Input material:
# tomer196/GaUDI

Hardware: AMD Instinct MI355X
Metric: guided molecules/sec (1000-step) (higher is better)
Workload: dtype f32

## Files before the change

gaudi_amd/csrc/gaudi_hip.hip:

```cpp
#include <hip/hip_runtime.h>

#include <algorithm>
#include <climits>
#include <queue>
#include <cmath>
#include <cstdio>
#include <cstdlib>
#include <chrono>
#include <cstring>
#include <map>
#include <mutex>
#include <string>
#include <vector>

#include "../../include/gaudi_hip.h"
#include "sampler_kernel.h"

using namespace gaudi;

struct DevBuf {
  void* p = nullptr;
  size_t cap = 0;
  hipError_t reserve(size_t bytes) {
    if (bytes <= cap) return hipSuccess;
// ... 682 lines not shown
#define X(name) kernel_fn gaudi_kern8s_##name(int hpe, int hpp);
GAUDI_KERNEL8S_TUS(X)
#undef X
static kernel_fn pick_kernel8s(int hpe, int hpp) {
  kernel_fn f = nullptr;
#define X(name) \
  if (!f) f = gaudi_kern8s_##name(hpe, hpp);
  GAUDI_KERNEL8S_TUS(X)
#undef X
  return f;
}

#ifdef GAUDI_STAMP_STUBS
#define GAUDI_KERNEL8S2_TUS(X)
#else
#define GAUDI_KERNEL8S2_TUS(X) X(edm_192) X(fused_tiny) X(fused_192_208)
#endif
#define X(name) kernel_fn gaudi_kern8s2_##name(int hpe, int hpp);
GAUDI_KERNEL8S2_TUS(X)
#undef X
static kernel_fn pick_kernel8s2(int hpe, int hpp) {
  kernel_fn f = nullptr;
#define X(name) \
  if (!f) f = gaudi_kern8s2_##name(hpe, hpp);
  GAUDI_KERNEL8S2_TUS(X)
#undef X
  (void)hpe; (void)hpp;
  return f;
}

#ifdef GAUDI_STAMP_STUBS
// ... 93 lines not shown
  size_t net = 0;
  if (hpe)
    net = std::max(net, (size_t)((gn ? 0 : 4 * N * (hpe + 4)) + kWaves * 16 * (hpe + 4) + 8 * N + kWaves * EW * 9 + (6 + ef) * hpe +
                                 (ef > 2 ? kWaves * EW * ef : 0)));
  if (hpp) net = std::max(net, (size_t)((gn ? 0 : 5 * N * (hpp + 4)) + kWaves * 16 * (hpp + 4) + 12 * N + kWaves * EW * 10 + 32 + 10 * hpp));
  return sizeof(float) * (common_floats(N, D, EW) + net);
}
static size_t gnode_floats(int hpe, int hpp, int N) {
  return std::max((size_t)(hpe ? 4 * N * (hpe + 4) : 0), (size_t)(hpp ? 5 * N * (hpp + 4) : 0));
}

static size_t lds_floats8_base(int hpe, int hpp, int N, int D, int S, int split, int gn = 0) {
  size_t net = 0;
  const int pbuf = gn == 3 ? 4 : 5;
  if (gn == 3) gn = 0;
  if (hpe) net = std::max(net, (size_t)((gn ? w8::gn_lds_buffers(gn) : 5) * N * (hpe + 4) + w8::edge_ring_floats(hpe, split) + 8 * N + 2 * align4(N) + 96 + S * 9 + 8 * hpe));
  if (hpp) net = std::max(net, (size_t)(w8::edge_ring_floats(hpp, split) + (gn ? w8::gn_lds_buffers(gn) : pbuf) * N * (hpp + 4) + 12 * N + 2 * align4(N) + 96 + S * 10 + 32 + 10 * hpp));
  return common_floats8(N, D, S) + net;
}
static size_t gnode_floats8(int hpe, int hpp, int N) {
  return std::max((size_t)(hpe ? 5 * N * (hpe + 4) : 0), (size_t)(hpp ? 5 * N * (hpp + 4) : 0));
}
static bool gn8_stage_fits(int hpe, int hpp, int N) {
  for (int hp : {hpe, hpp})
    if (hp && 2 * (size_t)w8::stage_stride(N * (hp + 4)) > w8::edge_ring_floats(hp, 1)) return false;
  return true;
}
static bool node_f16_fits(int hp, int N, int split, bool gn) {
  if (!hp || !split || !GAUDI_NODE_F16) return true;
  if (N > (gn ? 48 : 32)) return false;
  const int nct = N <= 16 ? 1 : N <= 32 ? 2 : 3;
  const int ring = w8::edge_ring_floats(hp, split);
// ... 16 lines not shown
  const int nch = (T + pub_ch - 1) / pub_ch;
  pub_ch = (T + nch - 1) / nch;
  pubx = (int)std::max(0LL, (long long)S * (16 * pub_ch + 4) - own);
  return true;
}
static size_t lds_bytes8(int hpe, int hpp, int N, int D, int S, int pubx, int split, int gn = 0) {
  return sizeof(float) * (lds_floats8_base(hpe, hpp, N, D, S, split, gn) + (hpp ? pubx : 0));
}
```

Problem statement: Every entry must be duplicated exactly as it stands.

Answer area:
# tomer196/GaUDI

Hardware: AMD Instinct MI355X
Metric: guided molecules/sec (1000-step) (higher is better)
Workload: dtype f32

## Files before the change

gaudi_amd/csrc/gaudi_hip.hip:

```cpp
#include <hip/hip_runtime.h>

#include <algorithm>
#include <climits>
#include <queue>
#include <cmath>
#include <cstdio>
#include <cstdlib>
#include <chrono>
#include <cstring>
#include <map>
#include <mutex>
#include <string>
#include <vector>

#include "../../include/gaudi_hip.h"
#include "sampler_kernel.h"

using namespace gaudi;

struct DevBuf {
  void* p = nullptr;
  size_t cap = 0;
  hipError_t reserve(size_t bytes) {
    if (bytes <= cap) return hipSuccess;
// ... 682 lines not shown
#define X(name) kernel_fn gaudi_kern8s_##name(int hpe, int hpp);
GAUDI_KERNEL8S_TUS(X)
#undef X
static kernel_fn pick_kernel8s(int hpe, int hpp) {
  kernel_fn f = nullptr;
#define X(name) \
  if (!f) f = gaudi_kern8s_##name(hpe, hpp);
  GAUDI_KERNEL8S_TUS(X)
#undef X
  return f;
}

#ifdef GAUDI_STAMP_STUBS
#define GAUDI_KERNEL8S2_TUS(X)
#else
#define GAUDI_KERNEL8S2_TUS(X) X(edm_192) X(fused_tiny) X(fused_192_208)
#endif
#define X(name) kernel_fn gaudi_kern8s2_##name(int hpe, int hpp);
GAUDI_KERNEL8S2_TUS(X)
#undef X
static kernel_fn pick_kernel8s2(int hpe, int hpp) {
  kernel_fn f = nullptr;
#define X(name) \
  if (!f) f = gaudi_kern8s2_##name(hpe, hpp);
  GAUDI_KERNEL8S2_TUS(X)
#undef X
  (void)hpe; (void)hpp;
  return f;
}

#ifdef GAUDI_STAMP_STUBS
// ... 93 lines not shown
  size_t net = 0;
  if (hpe)
    net = std::max(net, (size_t)((gn ? 0 : 4 * N * (hpe + 4)) + kWaves * 16 * (hpe + 4) + 8 * N + kWaves * EW * 9 + (6 + ef) * hpe +
                                 (ef > 2 ? kWaves * EW * ef : 0)));
  if (hpp) net = std::max(net, (size_t)((gn ? 0 : 5 * N * (hpp + 4)) + kWaves * 16 * (hpp + 4) + 12 * N + kWaves * EW * 10 + 32 + 10 * hpp));
  return sizeof(float) * (common_floats(N, D, EW) + net);
}
static size_t gnode_floats(int hpe, int hpp, int N) {
  return std::max((size_t)(hpe ? 4 * N * (hpe + 4) : 0), (size_t)(hpp ? 5 * N * (hpp + 4) : 0));
}

static size_t lds_floats8_base(int hpe, int hpp, int N, int D, int S, int split, int gn = 0) {
  size_t net = 0;
  const int pbuf = gn == 3 ? 4 : 5;
  if (gn == 3) gn = 0;
  if (hpe) net = std::max(net, (size_t)((gn ? w8::gn_lds_buffers(gn) : 5) * N * (hpe + 4) + w8::edge_ring_floats(hpe, split) + 8 * N + 2 * align4(N) + 96 + S * 9 + 8 * hpe));
  if (hpp) net = std::max(net, (size_t)(w8::edge_ring_floats(hpp, split) + (gn ? w8::gn_lds_buffers(gn) : pbuf) * N * (hpp + 4) + 12 * N + 2 * align4(N) + 96 + S * 10 + 32 + 10 * hpp));
  return common_floats8(N, D, S) + net;
}
static size_t gnode_floats8(int hpe, int hpp, int N) {
  return std::max((size_t)(hpe ? 5 * N * (hpe + 4) : 0), (size_t)(hpp ? 5 * N * (hpp + 4) : 0));
}
static bool gn8_stage_fits(int hpe, int hpp, int N) {
  for (int hp : {hpe, hpp})
    if (hp && 2 * (size_t)w8::stage_stride(N * (hp + 4)) > w8::edge_ring_floats(hp, 1)) return false;
  return true;
}
static bool node_f16_fits(int hp, int N, int split, bool gn) {
  if (!hp || !split || !GAUDI_NODE_F16) return true;
  if (N > (gn ? 48 : 32)) return false;
  const int nct = N <= 16 ? 1 : N <= 32 ? 2 : 3;
  const int ring = w8::edge_ring_floats(hp, split);
// ... 16 lines not shown
  const int nch = (T + pub_ch - 1) / pub_ch;
  pub_ch = (T + nch - 1) / nch;
  pubx = (int)std::max(0LL, (long long)S * (16 * pub_ch + 4) - own);
  return true;
}
static size_t lds_bytes8(int hpe, int hpp, int N, int D, int S, int pubx, int split, int gn = 0) {
  return sizeof(float) * (lds_floats8_base(hpe, hpp, N, D, S, split, gn) + (hpp ? pubx : 0));
}
```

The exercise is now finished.